# dormire da piedi



## Juhana

ciao,che vuol dire la frase "dormire da piedi"?Vuol dire che una persona dorme in piedi, o vuol dire che una persona dorme al fondo del letto (dove normalmente sono i piedi)?Juhana


----------



## annapo

Juhana said:


> ciao,che vuol dire la frase "dormire da piedi"?Vuol dire che una persona dorme in piedi, o vuol dire che una persona dorme al fondo del letto (dove normalmente sono i piedi)?Juhana


 
Dormire dai piedi potrebbe effettivamente significare dormire dalla parte (del letto)  dei piedi


----------



## Paulfromitaly

Dormire da piedi dalle mie parti non vuol dire niente


----------



## panzona

Paulfromitaly said:


> Dormire da piedi non vuol dire niente


Non sono d'accordo... Certo, è un'espressione grammaticalmente ellittica e di registro dialettale, ma vuole senz'altro dire "dormire con la testa al fondo del letto, dove di solito stanno i piedi".
Vedi, ad esempio, qui.

Le molte occorrenze in rete mostrano poi un significato figurato (di cui ero onestamente all'oscuro): essere un po' sciocchi, ingenui. L'espressione è anche usata nell'area romana, oltre che in Toscana (e non è un caso, vista la vicinanza dei due "dialetti").



EDIT: il link alla voce di "dizionario" è un libro di satira di costume! Così, giusto per chiarire il tono della "definizione"...


----------



## Paulfromitaly

panzona said:


> Non sono d'accordo... Certo, è un'espressione grammaticalmente ellittica e di registro dialettale, ma vuole senz'altro dire "dormire con la testa al fondo del letto, dove di solito stanno i piedi".
> Vedi, ad esempio, qui.
> 
> Le molte occorrenze in rete mostrano poi un significato figurato (di cui ero onestamente all'oscuro): essere un po' sciocchi, ingenui. L'espressione è anche usata nell'area romana, oltre che in Toscana (e non è un caso, vista la vicinanza dei due "dialetti").
> 
> 
> 
> EDIT: il link alla voce di "dizionario" è un libro di satira di costume! Così, giusto per chiarire il tono della "definizione"...

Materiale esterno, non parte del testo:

# whoiszzj/APD-MVS

Measured on AMD Instinct MI355X. Metric: Mpix*iterations/sec (PatchMatch sweep), higher is better.
Workload: dtype f32

## Files before the change

apd-mvs_amd/csrc/apd_kernels_k67w.hip:

```cpp
#include "apd_device.h"
#include "apd_sweep.h"
#include "apd_window.h"


namespace apd {

constexpr int kWinH = APD_WIN_H;

template <bool kQuad>
__device__ __forceinline__ SrcWindow stage_window(const FrameArgs &fa, const ViewConst &vc, uint32_t *win, bool alive, int px, int py,
                                                  const float4 plane, bool trusted, bool enabled)
{
    if (!enabled) {
        SrcWindow none;
        none.valid = 0;
        none.wx0 = none.wy0 = none.addr0 = 0;
        none.lo_x = none.lo_y = 3.0e38f;
        none.hi_x = none.hi_y = -3.0e38f;
        return none;
    }
    float cx = 0.0f, cy = 0.0f;
    bool ok = false;
    if (alive) {
        float qx, qy, qz;
        plane_q(plane, qx, qy, qz);
        const Homography H = make_homography(fa, vc, qx, qy, qz);
        correspond(H, (float)px, (float)py, cx, cy);
        ok = cx >= 0.0f && cx < vc.wf && cy >= 0.0f && cy < vc.hf;
    }
    if (__builtin_amdgcn_ballot_w64(ok && trusted) != 0) {
        ok = ok && trusted;
    }
    return stage_window_around<kQuad, kWinH>(fa, vc, win, ok, cx, cy);
}

constexpr float kTrustedCost = 0.5f;
constexpr int kWinFromIter = 1;

template <int NMAX, bool kQuad, bool kTiled, bool kApprox>
__global__ __launch_bounds__(256, kQuad ? APD_K67W_WAVES : APD_K67W_WAVES_F32) void k67w_update_strong(FrameArgs fa, int colour, int iter)
{
    __shared__ float tile[kLdsH * kLdsPitch];
    __shared__ uint32_t windows[4][window_dwords(kWinH)];
    __shared__ uint16_t refine_items[4][5 * 64];
    __shared__ float refine_cost[4][5][64];
    const TilePixel t = checkerboard_pixel(fa, colour);
    for (int idx = threadIdx.x; idx < kLdsW * kLdsH; idx += 256) {
        const int r = idx / kLdsW, c = idx - r * kLdsW;
        tile[r * kLdsPitch + c] = fetch_texel(fa.ref_img, fa.W, fa.H, t.tx0 + c - kHalo, t.ty0 + r - kHalo);
    }
    __syncthreads();
    uint32_t *win = windows[threadIdx.x >> 6];
    const int px = t.px, py = t.py;
    const int center = py * fa.W + px;
    const bool alive = checkerboard_active(fa, t) && fa.weak_info[center] != APD_WEAK && !masked_out(fa, center);
    if (__builtin_amdgcn_ballot_w64(alive) == 0) {
        return;
    }
    const RefPatchLds<kLdsPitch> rp = ref_patch_from_lds<kLdsPitch>(&tile[t.ly * kLdsPitch + t.lx]);

    const int nsrc = fa.num_src;
    Rng rng = Rng{0, 0, 0, 0, 0, 0};
    float cost_array[9][NMAX];
    int positions[8];
    unsigned flags = 0;
    ViewWeights<NMAX> vw;
    vw.clear();
    float weight_norm = 0.0f;
    uint32_t sel = 0;
    float4 plane_now = make_float4(0.0f, 0.0f, 1.0f, 1.0f);
    float depth_now = 0.0f, cost_now = 0.0f, cost_committed = 0.0f;
    float ref_w[5];
    float4 ref_normals[5];
    float tc[5] = {0.0f, 0.0f, 0.0f, 0.0f, 0.0f};

    const bool use_windows = !(fa.state == APD_FIRST_INIT && iter < kWinFromIter);
    bool trusted = false;
    if (alive) {
        plane_now = fa.planes[center];
        trusted = fa.costs[center] < kTrustedCost;
#pragma unroll 1
        for (int h = 0; h < 8; ++h) {
            int pos = 0;
            if (arm_candidate(fa, px, py, h, pos)) {
                flags |= 1u << h;
            }
            positions[h] = pos;
        }
    }

#pragma unroll 1
    for (int v = 0; v < nsrc; ++v) {
        const ViewConst &vc = view_const(fa, v);
        const SrcWindow w = stage_window<kQuad>(fa, vc, win, alive, px, py, plane_now, trusted, use_windows);
        if (alive) {
#pragma unroll 1
            for (int h = 0; h < 9; ++h) {
                if (h < 8 && !(flags & (1u << h))) {
                    cost_array[h][v] = (h == 0 && v == 0) ? 2.0f : 0.0f;
                    continue;
                }
                const float4 pl = (h < 8) ? fa.planes[positions[h]] : plane_now;
                float qx, qy, qz;
                plane_q(pl, qx, qy, qz);
                cost_array[h][v] = ncc_fixed_windowed<kQuad, kWinW, kTiled, kApprox>(fa, vc, w, rp, px, py, qx, qy, qz);
            }
        }
    }

    if (alive) {
        float priors[NMAX];
        for (int j = 0; j < NMAX; ++j) {
            priors[j] = 0.0f;
        }
        const int nb_pos[4] = {center - fa.W, center + fa.W, center - 1, center + 1};
        for (int i = 0; i < 4; ++i) {
            if (flags & (1u << (2 * i))) {
                const uint32_t sv = fa.selected_views[nb_pos[i]];
                for (int j = 0; j < nsrc; ++j) {
                    priors[j] += bit_test(sv, (unsigned)j) == 1 ? 0.9f : 0.1f;
                }
            }
        }
        rng = rng_load(fa.rng, center);
        select_views<NMAX>(fa, iter, cost_array, priors, rng, vw, sel, weight_norm);
        vw.store(fa, center);
        float final_costs[8];
        for (int i = 0; i < 8; ++i) {
            float f = 0.0f;
            for (int j = 0; j < nsrc; ++j) {
                const uint32_t wj = vw.get(j);
                if (wj > 0) {
                    f += (float)wj * cost_array[i][j];
                }
            }
            final_costs[i] = f / weight_norm;
        }
        int best = 0;
        float best_c = final_costs[0];
        for (int i = 1; i < 8; ++i) {
            if (final_costs[i] <= best_c) {
                best_c = final_costs[i];
                best = i;
            }
        }
        cost_now = 0.0f;
        for (int i = 0; i < nsrc; ++i) {
            cost_now += (float)vw.get(i) * cost_array[8][i];
        }
        cost_now /= weight_norm;
        cost_committed = cost_now;
        depth_now = depth_from_plane(fa, plane_now, px, py);
        if (flags & (1u << best)) {
            const float4 cand = fa.planes[positions[best]];
            const float d = depth_from_plane(fa, cand, px, py);
            if (d >= fa.depth_min && d <= fa.depth_max && final_costs[best] < cost_now) {
                depth_now = d;
                plane_now = cand;
                cost_now = final_costs[best];
                fa.selected_views[center] = sel;
            }
        }
        float ref_depths[5];
        trusted = cost_now < kTrustedCost;
        make_refinement_set(fa, px, py, rng, plane_now, depth_now, ref_depths, ref_normals);
        rng_store(fa.rng, center, rng);
#pragma unroll
        for (int k = 0; k < 5; ++k) {
            ref_w[k] = distance_to_origin(fa, px, py, ref_depths[k], ref_normals[k].x, ref_normals[k].y, ref_normals[k].z);
        }
    }

    const float lost = refinement_lost_bound(fa, cost_now, weight_norm);
    const int lane = threadIdx.x & 63, wave_id = threadIdx.x >> 6;
    uint16_t *items = refine_items[wave_id];
    float(*costs_out)[64] = refine_cost[wave_id];
    const int wave_lx0 = (wave_id % kWavesX) * kWaveW, wave_ly0 = (wave_id / kWavesX) * kWaveH;
#pragma unroll 1
    for (int v = 0; v < nsrc; ++v) {
        const uint32_t wv = alive ? vw.get(v) : 0u;
        unsigned open = 0;
        if (wv > 0) {
#pragma unroll
            for (int k = 0; k < 5; ++k) {
                open |= (tc[k] >= lost) ? 0u : (1u << k);
            }
        }
        constexpr int kOrder[5] = {1, 3, 4, 0, 2};
        int off[6];
        off[0] = 0;
#pragma unroll
        for (int j = 0; j < 5; ++j) {
            const int k = kOrder[j];
            const unsigned long long m = __builtin_amdgcn_ballot_w64((open >> k) & 1u);
            if ((open >> k) & 1u) {
                const int rank = (int)__builtin_amdgcn_mbcnt_hi((unsigned)(m >> 32), __builtin_amdgcn_mbcnt_lo((unsigned)m, 0u));
                items[off[j] + rank] = (uint16_t)((k << 6) | lane);
            }
            off[j + 1] = off[j] + __builtin_popcountll(m);
        }
        const int total = off[5];
        if (total == 0) {
            continue;
        }
        __builtin_amdgcn_fence(__ATOMIC_RELEASE, "wavefront");
        __builtin_amdgcn_wave_barrier();
        const ViewConst &vc = view_const(fa, v);
        const SrcWindow w = stage_window<kQuad>(fa, vc, win, alive, px, py, plane_now, trusted, use_windows);
#pragma unroll 1
        for (int first = 0; first < total; first += 64) {
            const int idx = first + lane;
            const bool valid = idx < total;
            const unsigned item = valid ? (unsigned)items[idx] : 0u;
            const int owner = (int)(item & 63u), hyp = (int)(item >> 6);
            const int last = min(total, first + 64) - 1;
            int j_lo = 0, j_hi = 0;
#pragma unroll
            for (int j = 1; j < 5; ++j) {
                j_lo += off[j] <= first ? 1 : 0;
                j_hi += off[j] <= last ? 1 : 0;
            }
            float4 pl = make_float4(0.0f, 0.0f, 1.0f, 1.0f);
#pragma unroll 1
            for (int j = j_lo; j <= j_hi; ++j) {
                const int k = (0x20431 >> (4 * j)) & 7;
                const float nx = __shfl(ref_normals[k].x, owner), ny = __shfl(ref_normals[k].y, owner), nz = __shfl(ref_normals[k].z, owner);
                const float nw = __shfl(ref_w[k], owner);
                if (hyp == k) {
                    pl = make_float4(nx, ny, nz, nw);
                }
            }
            RefPatchLds<kLdsPitch> orp;
            orp.mean = __shfl(rp.mean, owner);
            orp.var = __shfl(rp.var, owner);
            const int oly = wave_ly0 + owner / kWaveLanesX;
            const int olx = wave_lx0 + 2 * (owner % kWaveLanesX) + ((oly + colour) & 1);
            orp.base = &tile[oly * kLdsPitch + olx];
            if (valid) {
                float qx, qy, qz;
                plane_q(pl, qx, qy, qz);
                costs_out[hyp][owner] = ncc_fixed_windowed<kQuad, kWinW, kTiled, kApprox>(fa, vc, w, orp, t.tx0 + olx, t.ty0 + oly, qx, qy, qz);
            }
        }
        __builtin_amdgcn_fence(__ATOMIC_RELEASE, "wavefront");
        __builtin_amdgcn_wave_barrier();
#pragma unroll
        for (int k = 0; k < 5; ++k) {
            if ((open >> k) & 1u) {
                tc[k] += (float)wv * costs_out[k][lane];
            }
        }
        __builtin_amdgcn_fence(__ATOMIC_RELEASE, "wavefront");
        __builtin_amdgcn_wave_barrier();
    }

    if (!alive) {
        return;
    }
#pragma unroll 1
    for (int k = 0; k < 5; ++k) {
        float4 pl = ref_normals[k];
        pl.w = ref_w[k];
        const float c = tc[k] / weight_norm;
        const float d = depth_from_plane(fa, pl, px, py);
        if (d >= fa.depth_min && d <= fa.depth_max && c < cost_now) {
            depth_now = d;
            plane_now = pl;
            cost_now = c;
        }
    }
    if (fa.state == APD_REFINE_INIT) {
        if ((double)cost_now < (double)cost_committed - 0.1) {
            fa.costs[center] = cost_now;
            fa.planes[center] = plane_now;
        } else {
            fa.costs[center] = cost_committed;
        }
    } else {
        fa.costs[center] = cost_now;
        fa.planes[center] = plane_now;
    }
}


template <bool kQuad, bool kTiled, bool kApprox>
static void launch_k67w_n(const FrameArgs &fa, int tiles, int colour, int iter, hipStream_t s)
{
    with_view_capacity(fa.num_src, [&](auto nmax) {
        hipLaunchKernelGGL((k67w_update_strong<decltype(nmax)::value, kQuad, kTiled, kApprox>), dim3(tiles), dim3(256), 0, s, fa, colour, iter);
    });
}

template <bool kQuad, bool kTiled>
static void launch_k67w(const FrameArgs &fa, int tiles, int colour, int iter, hipStream_t s)
{
    if (fa.approx_rcp) {
        launch_k67w_n<kQuad, kTiled, true>(fa, tiles, colour, iter, s);
    } else {
        launch_k67w_n<kQuad, kTiled, false>(fa, tiles, colour, iter, s);
    }
}

hipError_t launch_k67_windowed(const FrameArgs &fa, int colour, int iter, hipStream_t s)
{
    const int tiles = ((fa.W + kTileW - 1) / kTileW) * ((fa.H + kTileH - 1) / kTileH);
    if (fa.use_quads) {
        const int mode = fa.tiled_mode;
        const bool windows_off = fa.state == APD_FIRST_INIT && iter < kWinFromIter;
        if (fa.have_tiled && (mode == 2 || (mode == 1 && windows_off))) {
            launch_k67w<true, true>(fa, tiles, colour, iter, s);
        } else {
            launch_k67w<true, false>(fa, tiles, colour, iter, s);
        }
    } else {
        launch_k67w<false, false>(fa, tiles, colour, iter, s);
    }
    return hipGetLastError();
}

}


APD_WIN_STATS_ACCESSOR(apd_debug_win_stats)
```

apd-mvs_amd/csrc/apd_tuning.h:

```cpp
#pragma once

#ifndef APD_ROW_PREFETCH
#define APD_ROW_PREFETCH 1
#endif

#ifndef APD_CB_ROWS
#define APD_CB_ROWS 4
#endif
#ifndef APD_FF_ROWS
#define APD_FF_ROWS 8
#endif

#ifndef APD_WIN_H
#define APD_WIN_H (kWaveH + 16)
#endif
#ifndef APD_K67W_WAVES
#define APD_K67W_WAVES 4
#endif
#ifndef APD_K67W_WAVES_F32
#define APD_K67W_WAVES_F32 3
#endif

#ifndef APD_FW_TILE_PITCH
#define APD_FW_TILE_PITCH (kFwLds + 1)
#endif
#ifndef APD_K1415_WIN_PITCH
#define APD_K1415_WIN_PITCH 72
#endif
#ifndef APD_K14_WIN_H
#define APD_K14_WIN_H 32
#endif
#ifndef APD_K14_PAIRS_FROM_N
#define APD_K14_PAIRS_FROM_N 10
#endif
#ifndef APD_K14_PAIRS_FROM_N_PHOTO
#define APD_K14_PAIRS_FROM_N_PHOTO 8
#endif
#ifndef APD_K14_PAIRS_FROM_N_GEOM
#define APD_K14_PAIRS_FROM_N_GEOM 2
#endif
#ifndef APD_K14_PAIRS_MIN_SAVE
#define APD_K14_PAIRS_MIN_SAVE 2
#endif
#ifndef APD_K14_CHUNK
#define APD_K14_CHUNK 8
#endif
#ifndef APD_K14W_WAVES
#define APD_K14W_WAVES 4
#endif
#ifndef APD_K1415W_WAVES_F32
#define APD_K1415W_WAVES_F32 3
#endif
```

Ti posso assicurare che non solo non l'ho mai sentito prima, ma nessuno nella mia zona conosce tale espressione (d'altronde la Toscana non è l'Italia )
Se poi mi dici che pensandoci su un po' ci si possa arrivare, allora concordo.


----------



## panzona

Paulfromitaly said:


> Ti posso assicurare che non solo non l'ho mai sentito prima, ma nessuno nella mia zona conosce tale espressione (d'altronde la Toscana non è l'Italia )
> Se poi mi dici che pensandoci su un po' ci si possa arrivare, allora concordo.


No, non volevo dire che pensandoci un po' su ci si potesse arrivare, volevo dire che in effetti "vuol dire qualcosa", anche se non in tutte le aree d'Italia: Juhana non ha chiesto "cosa vuol dire *in italiano*...", ma solo "cosa vuol dire".
Il fatto che pochi, al di fuori del bresciano (inteso come regione) conoscano ad esempio l'espressione "can de l'ua" non significa che "non vuol dire niente", ma solo che è un'espressione dialettale che molti, nel resto d'Italia, non hanno mai sentito; il che, però, non ne annichilisce affatto l'esistenza né il significato...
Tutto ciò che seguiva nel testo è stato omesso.